• **AVAILABLE DATA**:
#pragma unroll
    for (int i = 0; i < 2; ++i) {
      const int prow = m0 + wg * 64 + (warp & 3) * 16 + g + 8 * i;
      const int b = prow / img;
      const int rem = prow - b * img;
      const int yy = rem / p.Wp;
      const int xx = rem - yy * p.Wp;
      const int Hv = p.ph_Hv[ph], Wv = p.ph_Wv[ph];
      const bool in_rows = prow < p.rows;
      const bool valid = in_rows && (yy < Hv) && (xx < Wv);
      const float* scl = (p.scale_bo && in_rows) ? p.scale_bo + static_cast<size_t>(b) * p.Cout : nullptr;
      float* outp = (p.out != nullptr && p.out_mode == 0 && valid)
                        ? p.out + p.ph_out_ofs[ph] + static_cast<size_t>(b) * p.out_sb +
                              static_cast<size_t>(yy) * p.out_sy + static_cast<size_t>(xx) * p.out_sx
                        : nullptr;
      if (EPI == 1 || !valid) {
        if (scl && (EPI == 1 || p.out_mode == 1)) {
#pragma unroll
          for (int j = 0; j < 16; ++j) {
            const float2 sv = __ldg(reinterpret_cast<const float2*>(scl + n0 + 8 * j + 2 * c));
            acc[4 * j + 2 * i] *= sv.x;
            acc[4 * j + 2 * i + 1] *= sv.y;
          }
        }
        if (EPI == 1 && outp) {
#pragma unroll
          for (int j = 0; j < 16; ++j)
#pragma unroll
            for (int e = 0; e < 2; ++e)
              outp[static_cast<size_t>(n0 + 8 * j + 2 * c + e) * p.out_sc] = acc[4 * j + 2 * i + e];
        }
      } else {
        float nz = 0.f;
        if (p.noise != nullptr)
          nz = __ldg(p.noise_w) * __ldg(p.noise + static_cast<size_t>(b) * p.noise_bstride +
                                        static_cast<size_t>(yy) * Wv + xx);
        const float act_gain = p.act_gain != 0.f ? p.act_gain : 1.4142135623730951f;
#pragma unroll
        for (int j = 0; j < 16; ++j)
#pragma unroll
          for (int e = 0; e < 2; ++e) {
            const int o = n0 + 8 * j + 2 * c + e;
            float t = acc[4 * j + 2 * i + e];
            if (scl) t *= __ldg(scl + o);
            t += nz;
            if (p.bias) t += __ldg(p.bias + o);
            if (p.act) t = (t > 0.f ? t : 0.2f * t) * act_gain;
            acc[4 * j + 2 * i + e] = t;
            if (outp) outp[static_cast<size_t>(o) * p.out_sc] = t;
          }
      }
      if (EPI == 0 && p.rgb_w != nullptr) {
        const float* rw0 = p.rgb_w + (static_cast<size_t>(valid ? b : 0) * 3) * p.Cout;
#pragma unroll
        for (int half = 0; half < 2; ++half) {
          float r0 = 0.f, r1 = 0.f, r2 = 0.f;
          if (valid) {
#pragma unroll
            for (int j = 8 * half; j < 8 * half + 8; ++j)
#pragma unroll
              for (int e = 0; e < 2; ++e) {
                const int o = n0 + 8 * j + 2 * c + e;
                const float t = acc[4 * j + 2 * i + e];
                r0 = fmaf(__ldg(rw0 + o), t, r0);
                r1 = fmaf(__ldg(rw0 + p.Cout + o), t, r1);
                r2 = fmaf(__ldg(rw0 + 2 * p.Cout + o), t, r2);
              }
          }
#pragma unroll
          for (int s = 1; s < 4; s <<= 1) {
            r0 += __shfl_xor_sync(0xffffffffu, r0, s);
            r1 += __shfl_xor_sync(0xffffffffu, r1, s);
            r2 += __shfl_xor_sync(0xffffffffu, r2, s);
          }
          if (valid && c == 0) {
            const size_t hw = static_cast<size_t>(Hv) * Wv;
            float* rp = p.rgb_part + ((static_cast<size_t>(n_tile * 2 + half) * p.B + b) * 3) * hw +
                        static_cast<size_t>(yy) * Wv + xx;
            rp[0] = r0;
            rp[hw] = r1;
            rp[2 * hw] = r2;
          }
        }
      }
      if (p.out != nullptr && p.out_mode == 1 && in_rows) {
        float* orow = p.out + (static_cast<size_t>(ph) * p.rows + prow) * p.Cout + n0 + 2 * c;
#pragma unroll
        for (int j = 0; j < 16; ++j)
          *reinterpret_cast<float2*>(orow + 8 * j) = make_float2(acc[4 * j + 2 * i], acc[4 * j + 2 * i + 1]);
      }
      if (EPI == 0 && p.next_hi != nullptr && in_rows) {
        const float* ns = p.next_scale + static_cast<size_t>(valid ? b : 0) * p.Cout + n0 + 2 * c;
        const size_t ofs = static_cast<size_t>(prow) * p.Cout + n0 + 2 * c;
        uint32_t* nh = reinterpret_cast<uint32_t*>(static_cast<__nv_bfloat16*>(p.next_hi) + ofs);
        uint32_t* nl = reinterpret_cast<uint32_t*>(static_cast<__nv_bfloat16*>(p.next_lo) + ofs);
#pragma unroll
        for (int j = 0; j < 16; ++j) {
          float k0 = 0.f, k1 = 0.f;
          if (valid) {
            const float2 sv = __ldg(reinterpret_cast<const float2*>(ns + 8 * j));
            k0 = sv.x * acc[4 * j + 2 * i];
            k1 = sv.y * acc[4 * j + 2 * i + 1];
          }
          const __nv_bfloat162 hh = __floats2bfloat162_rn(k0, k1);
          const float2 hf = __bfloat1622float2(hh);
          const __nv_bfloat162 ll = __floats2bfloat162_rn(k0 - hf.x, k1 - hf.y);
          nh[4 * j] = *reinterpret_cast<const uint32_t*>(&hh);
          nl[4 * j] = *reinterpret_cast<const uint32_t*>(&ll);
        }
      }
    }
  }
}

}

• **EXERCISE DESCRIPTION**:
Every line that holds the word "half" should be copied from the records.

• **RESPONSE BOX**:
        for (int half = 0; half < 2; ++half) {
            for (int j = 8 * half; j < 8 * half + 8; ++j)
            float* rp = p.rgb_part + ((static_cast<size_t>(n_tile * 2 + half) * p.B + b) * 3) * hw +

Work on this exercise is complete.